私のせいで傷付いたローエンに、何を言えばいいの。どうやって謝れば、いいの。私は、私には…わからない。どうすればいいのか、わからない。
「ナタリーという方は?」
「あの後直ぐにガーディンのカドガン領に帰りました。怖い顔をした将軍がいらして…軍用の馬車で、連れていかれました」
「その将軍、うちの兄です。怖がらせてしまったならごめんなさい、後で反省させておきます」
道理で似てると思った。私は首を振って、それは不要だと意思表示した。マリア様はきゅっと私の手を握る。
「ローエン様に会いたくはない?」
「会いたい、とっても、会いたい…っ」
ローエンに会いたい。我慢していた涙が零れ落ちた。ローエンがいないと、寂しくて、辛くて、恋しくて、自分が生きているのか死んでいるのかすら分からなくなる。夜も眠れない。私はローエンがいないと生きていけない。
だけど、どうすればいいの?
ローエンには酷いことをしてしまった。ローエンがわざわざナタリー様を遠ざけていたのに、私が家に入れてしまった。
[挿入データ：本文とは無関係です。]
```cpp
struct WinoArgs {
    const float* in; const float* upk; const float* bias; const float* ysave; float* out;
    int N, H, W, Cin, CinP, Cout, CoutP;
    int TI, THt, TWt;
    int regs_y, regs_x, nitems;
    unsigned m_ncot, m_regs_x, m_regs_y;
    int act, mask_act;
// ... 60 lines not shown
    int act, mask_act;
    float slope;
    int transpose, bcast;
    float ca[4], cb[4];
};
struct SmallDgradArgs {
    const float* dy; const float* w; float* dx;
    int N, H, W, Cin, Cout, Ho, Wo, KS, pad, bcast;
    float ca[4];
};
struct SmallWgradArgs {
    const float* in; const float* dout; float* partial;
    int N, H, W, Cin, Cout, Ho, Wo, pad;
};
struct Cout1WgradArgs {
    const float* x; const float* dy; float* partial;
    int N, H, W, Cin, TH, TW, tiles_y, tiles_x, ntiles;
};
struct Cout1FwdArgs {
    const float* x; const float* w; const float* bias; float* out;
    int N, H, W, Cin, TH, TW, tiles_y, tiles_x, act;
    float slope;
};
int aesr_launch_cout1_fwd(const Cout1FwdArgs& a, hipStream_t st);
int aesr_launch_smallcin_fwd(const SmallArgs& a, hipStream_t st);
int aesr_launch_smallcin_dgrad(const SmallDgradArgs& a, hipStream_t st);
int aesr_launch_sum_partials(const float* partial, int np, int n, float* out0, int n0, float* out1, hipStream_t st);
int aesr_launch_smallcin_wgrad(const SmallWgradArgs& a, int nwg, hipStream_t st);
int aesr_launch_cout1_wgrad(const Cout1WgradArgs& a, int nwg, hipStream_t st);

struct ThinArgs {
    const float* s;
    const float* w;
    const float* be;
    const float* b;
    const float* ysave;
    float* out;
    const float* t;
    float* partial;
    int N, Hs, Ws, Ho, Wo, C, ps;
    int act, mask_act;
    float slope;
    int with_be;
    int tiles_y, tiles_x, ntiles;
};
int aesr_launch_thin_expand(ThinArgs a, hipStream_t st);
int aesr_launch_thin_reduce(ThinArgs a, int nwg, hipStream_t st);
int aesr_launch_thin_collapse(const float* x, const float* w, const float* bias, float* out, int N, int H, int W, int C, int act,
                              float slope, hipStream_t st);
int aesr_launch_thin_stem_fold(const float* ws, const float* bs, const float* w1, float* folded, int Cs, int C1, hipStream_t st);
int aesr_launch_thin_stem_finish(const float* R, const float* ws, const float* bs, const float* w1, float* dws, float* dbs,
                                 float* dw1, float* db1, int Cs, int C1, hipStream_t st);
int aesr_launch_thin_cout1_flip(const float* w, float* wexp, int Cin, hipStream_t st);
int aesr_launch_thin_cout1_finish(const float* R, float* dw, float* db, int Cin, hipStream_t st);

struct BnGroups { int G; int nstart[5]; };
struct BnApplyArgs {
    const float* y; const float* scale; const float* shift; float* out;
    int N, H, W, C, Ho, Wo, mode;
    BnGroups gr;
};
struct BnBwdArgs {
    const float* gout; const float* y; const float* mean; const float* invstd; const float* scale; const float* coef;
    float* partial; float* dpre;
    int N, H, W, C, Ho, Wo, mode, act;
    float slope;
    BnGroups gr;
    unsigned long long m_hw, m_w;
    int k_hw, k_w;
};
struct BnFusedArgs;
struct BnP2P { int world, rank, slot; const unsigned* gen; void* peers[8]; };
int aesr_launch_p2p_tick(unsigned* gen, hipStream_t st);
bool aesr_bn_fused1_ok(int N, int H, int W, int C, int pool, int G, int backward);
unsigned aesr_bn_fused_timeouts_impl();
int aesr_bn_fused_run(const float* y, const float* gout, float* out, float* rec, unsigned* bar, const float* gamma, const float* beta,
                      float* running_mean, float* running_var, long long* nbt, float* mean, float* invstd, float* scale, float* shift, float* coef,
                      float* dgamma, float* dbeta, int N, int H, int W, int C, int pool, int G, const int* nstart, const double* counts,
                      float momentum, float eps, int update_running, int act, float slope, int backward, const BnP2P* p2p, hipStream_t st);
int aesr_launch_bn_stats(const float* y, float* partial, int HW, int C, const BnGroups& gr, int nwg, hipStream_t st);
int aesr_launch_bn_reduce(const float* partial, double* sums, int nwg, int C, int G, hipStream_t st);
int aesr_launch_bn_finalize(const double* sums, const double* counts, const float* gamma, const float* beta, float* rm, float* rv,
                            long long* nbt, float* mean, float* invstd, float* scale, float* shift, int C, int G, float momentum,
                            float eps, int train, int update_running, hipStream_t st);
int aesr_launch_bn_reduce_finalize(const float* partial, int nwg, const double* counts, const float* gamma, const float* beta,
                                   float* running_mean, float* running_var, long long* nbt, float* mean, float* invstd,
                                   float* scale, float* shift, int C, int G, float momentum, float eps, int update_running,
                                   hipStream_t st);
int aesr_launch_bn_bwd_reduce_finalize(const float* partial, int nwg, const double* counts, float* coef, float* dgamma,
                                       float* dbeta, int C, int G, hipStream_t st);
int aesr_launch_bn_apply(const BnApplyArgs& a, hipStream_t st);
int aesr_launch_bn_bwd_reduce(const BnBwdArgs& a, int nwg, hipStream_t st);
int aesr_launch_bn_bwd_finalize(const double* sums, const double* counts, float* coef, float* dgamma, float* dbeta, int C, int G, hipStream_t st);
int aesr_launch_bn_bwd_apply(const BnBwdArgs& a, hipStream_t st);
bool aesr_bn_fused_ok(int C, int G);
int aesr_launch_bn_finalize_apply(const double* sums, const double* counts, const float* gamma, const float* beta, float* running_mean,
                                  float* running_var, long long* nbt, float* mean, float* invstd, float* scale, float* shift, float momentum,
                                  float eps, int update_running, int G, const BnApplyArgs& a, hipStream_t st);
int aesr_launch_bn_bwd_finalize_apply(const double* sums, const double* counts, float* coef, float* dgamma, float* dbeta, int G,
                                      const BnBwdArgs& a, hipStream_t st);

int aesr_launch_lerp_fwd(const float* z, const float* af, const float* at, float* zmix, int B, size_t per, hipStream_t st);
int aesr_launch_lerp_bwd(const float* dmix, const float* af, const float* at, float* dz, int B, size_t per, hipStream_t st);
int aesr_launch_lerp_cat_fwd(const float* z, const float* af, const float* at, float* zcat, int B, size_t per, hipStream_t st);
int aesr_launch_interleave_clamp(const float* orig, const float* synth, float* out, int Z, int n, size_t per, float lo, float hi, hipStream_t st);
int aesr_launch_lerp_multi(const float* z, float* out, int Z, size_t per, const float* alphas, int n, float nslope, hipStream_t st);
int aesr_launch_lerp_cat_bwd(const float* g, const float* af, const float* at, float* dz, int B, size_t per, hipStream_t st);
// ... 40 lines not shown
```

superresolution_aniso_mri_amd/csrc/conv_thin.hip:

```cpp
#include "aesr_kernels.h"
#include "aesr_pack_dev.h"

#define THIN_TH 8
#ifndef THIN_ETH
#define THIN_ETH 16
#endif
#define THIN_XS 68

__host__ __device__ __forceinline__ int thin_tw(int C4) { return 256 / C4 < 64 ? 256 / C4 : 64; }

template <int TH = THIN_TH>
__device__ __forceinline__ void thin_stage(const ThinArgs& a, float (*xs)[THIN_XS], int n, int y0, int x0, int TW) {
    const int PW = TW + 2;
    for (int q = threadIdx.x; q < (TH + 2) * PW; q += 256) {
        const int r = q / PW, c = q - r * PW;
        const int sy = y0 + r - 1 - a.ps, sx = x0 + c - 1 - a.ps;
        float v = 0.f;
        if (sy >= 0 && sy < a.Hs && sx >= 0 && sx < a.Ws) v = a.s[((size_t)n * a.Hs + sy) * a.Ws + sx];
        xs[r][c] = v;
    }
}

__global__ __launch_bounds__(256) void thin_expand_kernel(ThinArgs a) {
    __shared__ float xs[THIN_ETH + 2][THIN_XS];
// ... 54 lines not shown
            for (int e = 0; e < 4; ++e) acc[e] *= act_grad_from_output(ys[e], a.mask_act, a.slope);
        }
        *(f32x4*)(a.out + o) = acc;
    }
}

template <bool WITH_BE>
__global__ __launch_bounds__(256) void thin_reduce_kernel(ThinArgs a) {
    __shared__ float xs[THIN_TH + 2][THIN_XS];
    extern __shared__ __attribute__((aligned(16))) float red[];
    constexpr int NROW = WITH_BE ? 19 : 10;
    const int C4 = a.C >> 2, TW = thin_tw(C4);
    const int tid = threadIdx.x, c4 = tid % C4, pl = tid / C4;
    const int lane = tid & 63, wave = tid >> 6;
    f32x4 accW[9], accB[9];
    float accs = 0.f;
#pragma unroll
    for (int t = 0; t < 9; ++t) {
        accW[t] = (f32x4){0.f, 0.f, 0.f, 0.f};
        accB[t] = (f32x4){0.f, 0.f, 0.f, 0.f};
    }
    const int tpi = a.tiles_y * a.tiles_x;
    for (int tile = blockIdx.x; tile < a.ntiles; tile += gridDim.x) {
        const int n = tile / tpi;
        const int trem = tile - n * tpi;
        const int ty = trem / a.tiles_x, tx = trem - ty * a.tiles_x;
        const int y0 = ty * THIN_TH, x0 = tx * TW;
        __syncthreads();
        thin_stage(a, xs, n, y0, x0, TW);
        const int ox = x0 + pl;
        const bool xin = pl < TW && ox < a.Wo;
        const int plr = pl < TW ? pl : 0;
        f32x4 g[THIN_TH];
#pragma unroll
        for (int r = 0; r < THIN_TH; ++r) {
            const int oy = y0 + r;
            g[r] = (f32x4){0.f, 0.f, 0.f, 0.f};
            if (xin && oy < a.Ho) g[r] = *(const f32x4*)(a.t + (((size_t)n * a.Ho + oy) * a.Wo + ox) * a.C + c4 * 4);
        }
        float mxf[3];
        mxf[0] = (ox - 1 >= 0) ? 1.f : 0.f;
        mxf[1] = 1.f;
        mxf[2] = (ox + 1 < a.Wo) ? 1.f : 0.f;
        __syncthreads();
#pragma unroll
        for (int r = 0; r < THIN_TH; ++r) {
            const int oy = y0 + r;
#pragma unroll
            for (int t = 0; t < 9; ++t) {
                const float v = xs[r + t / 3][plr + t % 3];
#pragma unroll
                for (int e = 0; e < 4; ++e) accW[t][e] = fmaf(g[r][e], v, accW[t][e]);
            }
            if (WITH_BE) {
#pragma unroll
                for (int dy = 0; dy < 3; ++dy) {
                    const int yy = oy + dy - 1;
                    const float myf = (yy >= 0 && yy < a.Ho) ? 1.f : 0.f;
#pragma unroll
                    for (int dx = 0; dx < 3; ++dx) {
                        const float m = myf * mxf[dx];
#pragma unroll
                        for (int e = 0; e < 4; ++e) accB[dy * 3 + dx][e] = fmaf(g[r][e], m, accB[dy * 3 + dx][e]);
                    }
                }
            }
            if (c4 == 0 && xin && oy < a.Ho) accs += xs[r + 1][plr + 1];
        }
    }
    for (int m = C4; m < 64; m <<= 1) {
#pragma unroll
        for (int t = 0; t < 9; ++t)
#pragma unroll
            for (int e = 0; e < 4; ++e) {
                accW[t][e] += __shfl_xor(accW[t][e], m, 64);
                if (WITH_BE) accB[t][e] += __shfl_xor(accB[t][e], m, 64);
            }
    }
    for (int m = 1; m < 64; m <<= 1) accs += __shfl_xor(accs, m, 64);
    __syncthreads();
    if (lane < C4) {
        float* rw = red + (size_t)wave * NROW * a.C;
#pragma unroll
        for (int t = 0; t < 9; ++t) {
            *(f32x4*)(rw + t * a.C + c4 * 4) = accW[t];
            if (WITH_BE) *(f32x4*)(rw + (9 + t) * a.C + c4 * 4) = accB[t];
        }
        *(f32x4*)(rw + (NROW - 1) * a.C + c4 * 4) = (f32x4){c4 == 0 ? accs : 0.f, 0.f, 0.f, 0.f};
    }
    __syncthreads();
    const int nout = NROW * a.C;
    for (int o = tid; o < nout; o += 256)
        a.partial[(size_t)blockIdx.x * nout + o] =
            (red[o] + red[(size_t)nout + o]) + (red[2 * (size_t)nout + o] + red[3 * (size_t)nout + o]);
}

__global__ __launch_bounds__(256) void thin_collapse_kernel(const float* __restrict__ x, const float* __restrict__ w,
                                                            const float* __restrict__ bias, float* __restrict__ out, int N, int H,
                                                            int W, int C, int TH, int tiles_y, int tiles_x, int act, float slope) {
    __shared__ float S[2][3][4][64];
    const int C4 = C >> 2, TW = thin_tw(C4), TO = TW - 2;
    const int tid = threadIdx.x, c4 = tid % C4, pl = tid / C4;
    int tile = blockIdx.x;
    const int tx = tile % tiles_x;
    tile /= tiles_x;
    const int ty = tile % tiles_y;
    const int n = tile / tiles_y;
    const int y0 = ty * TH, x0 = tx * TO;
    const int xc = x0 - 1 + pl;
    const bool live = pl < TW && xc >= 0 && xc < W;
    f32x4 wq[9];
#pragma unroll
    for (int t = 0; t < 9; ++t)
#pragma unroll
        for (int e = 0; e < 4; ++e) wq[t][e] = w[(c4 * 4 + e) * 9 + t];
    const float b0 = bias ? bias[0] : 0.f;
    const f32x4 zero = {0.f, 0.f, 0.f, 0.f};
    const float* base = x + ((size_t)n * H * W + (live ? xc : 0)) * C + c4 * 4;
    auto load1 = [&](int yy) -> f32x4 {
        const f32x4 v = *(const f32x4*)(base + (size_t)min(max(yy, 0), H - 1) * W * C);
// ... 47 lines not shown


__global__ __launch_bounds__(256) void thin_stem_fold_kernel(const float* __restrict__ ws, const float* __restrict__ bs,
                                                             const float* __restrict__ w1, float* __restrict__ folded, int Cs,
                                                             int C1) {
    stem_fold_elements(ws, bs, w1, folded, Cs, C1, blockIdx.x * 256 + threadIdx.x, gridDim.x * 256);
}

__global__ __launch_bounds__(256) void thin_stem_finish_kernel(const float* __restrict__ R, const float* __restrict__ ws,
                                                               const float* __restrict__ bs, const float* __restrict__ w1,
                                                               float* __restrict__ dws, float* __restrict__ dbs,
                                                               float* __restrict__ dw1, float* __restrict__ db1, int Cs, int C1) {
    __shared__ double redw[256], redb[256];
    if ((int)blockIdx.x < Cs) {
        const int c = blockIdx.x;
        double sw = 0.0, sb = 0.0;
        for (int o = threadIdx.x; o < C1 * 9; o += 256) {
            const int co = o / 9, t = o - co * 9;
            const double wv = (double)w1[((size_t)co * Cs + c) * 9 + t];
            sw += wv * (double)R[t * C1 + co];
            sb += wv * (double)R[(9 + t) * C1 + co];
        }
        redw[threadIdx.x] = sw;
        redb[threadIdx.x] = sb;
        __syncthreads();
        for (int h = 128; h > 0; h >>= 1) {
            if ((int)threadIdx.x < h) {
                redw[threadIdx.x] += redw[threadIdx.x + h];
                redb[threadIdx.x] += redb[threadIdx.x + h];
            }
            __syncthreads();
        }
        if (threadIdx.x == 0) {
            dws[c] = (float)redw[0];
            if (dbs) dbs[c] = (float)redb[0];
        }
        return;
    }
    const int tid = (blockIdx.x - Cs) * 256 + threadIdx.x, nth = (gridDim.x - Cs) * 256;
    for (int o = tid; o < C1 * Cs * 9; o += nth) {
        const int t = o % 9, c = (o / 9) % Cs, co = o / (9 * Cs);
        float v = R[t * C1 + co] * ws[c];
        if (bs) v = fmaf(R[(9 + t) * C1 + co], bs[c], v);
        dw1[o] = v;
    }
    if (db1)
        for (int co = tid; co < C1; co += nth) db1[co] = R[(9 + 4) * C1 + co];
}
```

ローエンがナタリー様のことを私に言わなかったから、という見方もできる。
だけどローエンが私にそんなことを打ち明けられただろうか。何の力もなくて、ただローエンに守られていることしかできない私に。私にはあまりにも力がなくて、私に降りかかる全てをローエンが身体を張って守ってくれている。私はただ待っていることしかできない。
「一緒に会いに行きましょう?」
「っ、わたし、…行きません。行けません。私にできるのは、待つことだけ。今の私には何も…できません。ローエンが帰って来たら、精一杯謝って、話し合いのできる夫婦になりたい。ローエンに、私を守るために隠していることを、教えてもらいたいの。私もローエンを支えたい。今は、ただそれだけ…それだけなのです。マリア様、私は間違っているでしょうか?」
「いいえ、リビー様は間違ってなんかいません。でも、もっと我儘になって良いのですよ」
もう昔のように我儘を言うことはできなくなってしまった。ローエンに負担を掛けたくなくて、控えめな我儘を言うくらい。何も言わないとローエンか心配をするから。
「私はどんな我儘を…?」
「今直ぐ帰って来て、と私に伝言をさせるというのは如何でしょう」
「…今直ぐ」
違う。そうじゃない。
私がローエンに伝えたいのは、私が寂しいから帰って来て、なんて独りよがりなものではなくて。私はただ、ローエンに無事な姿を見せて欲しい、それだけ。いつものように元気な姿を見せて、私を安心させてほしいだけ。
「マリア様、伝言をお願いできますか」
涙を飲み込むと、声がかすれた。
マリア様に深々と頭を下げる。瞬きと共に零れ落ちた涙が、上等な木の床に吸い込まれていく。マリア様は頷いて、微笑んだ。
「勿論です。何なりと」
私は、私が言いたいのは。私がローエンに伝えるべき言葉は。
「っ、…ローエンの、帰りを…良い子にして、待っている、と」
お伝え頂けるでしょうか、とまでは言えなかった。嗚咽が漏れて、言葉にならなかった。私の精一杯の言葉を、マリア様はきょとんとした顔で聞いていた。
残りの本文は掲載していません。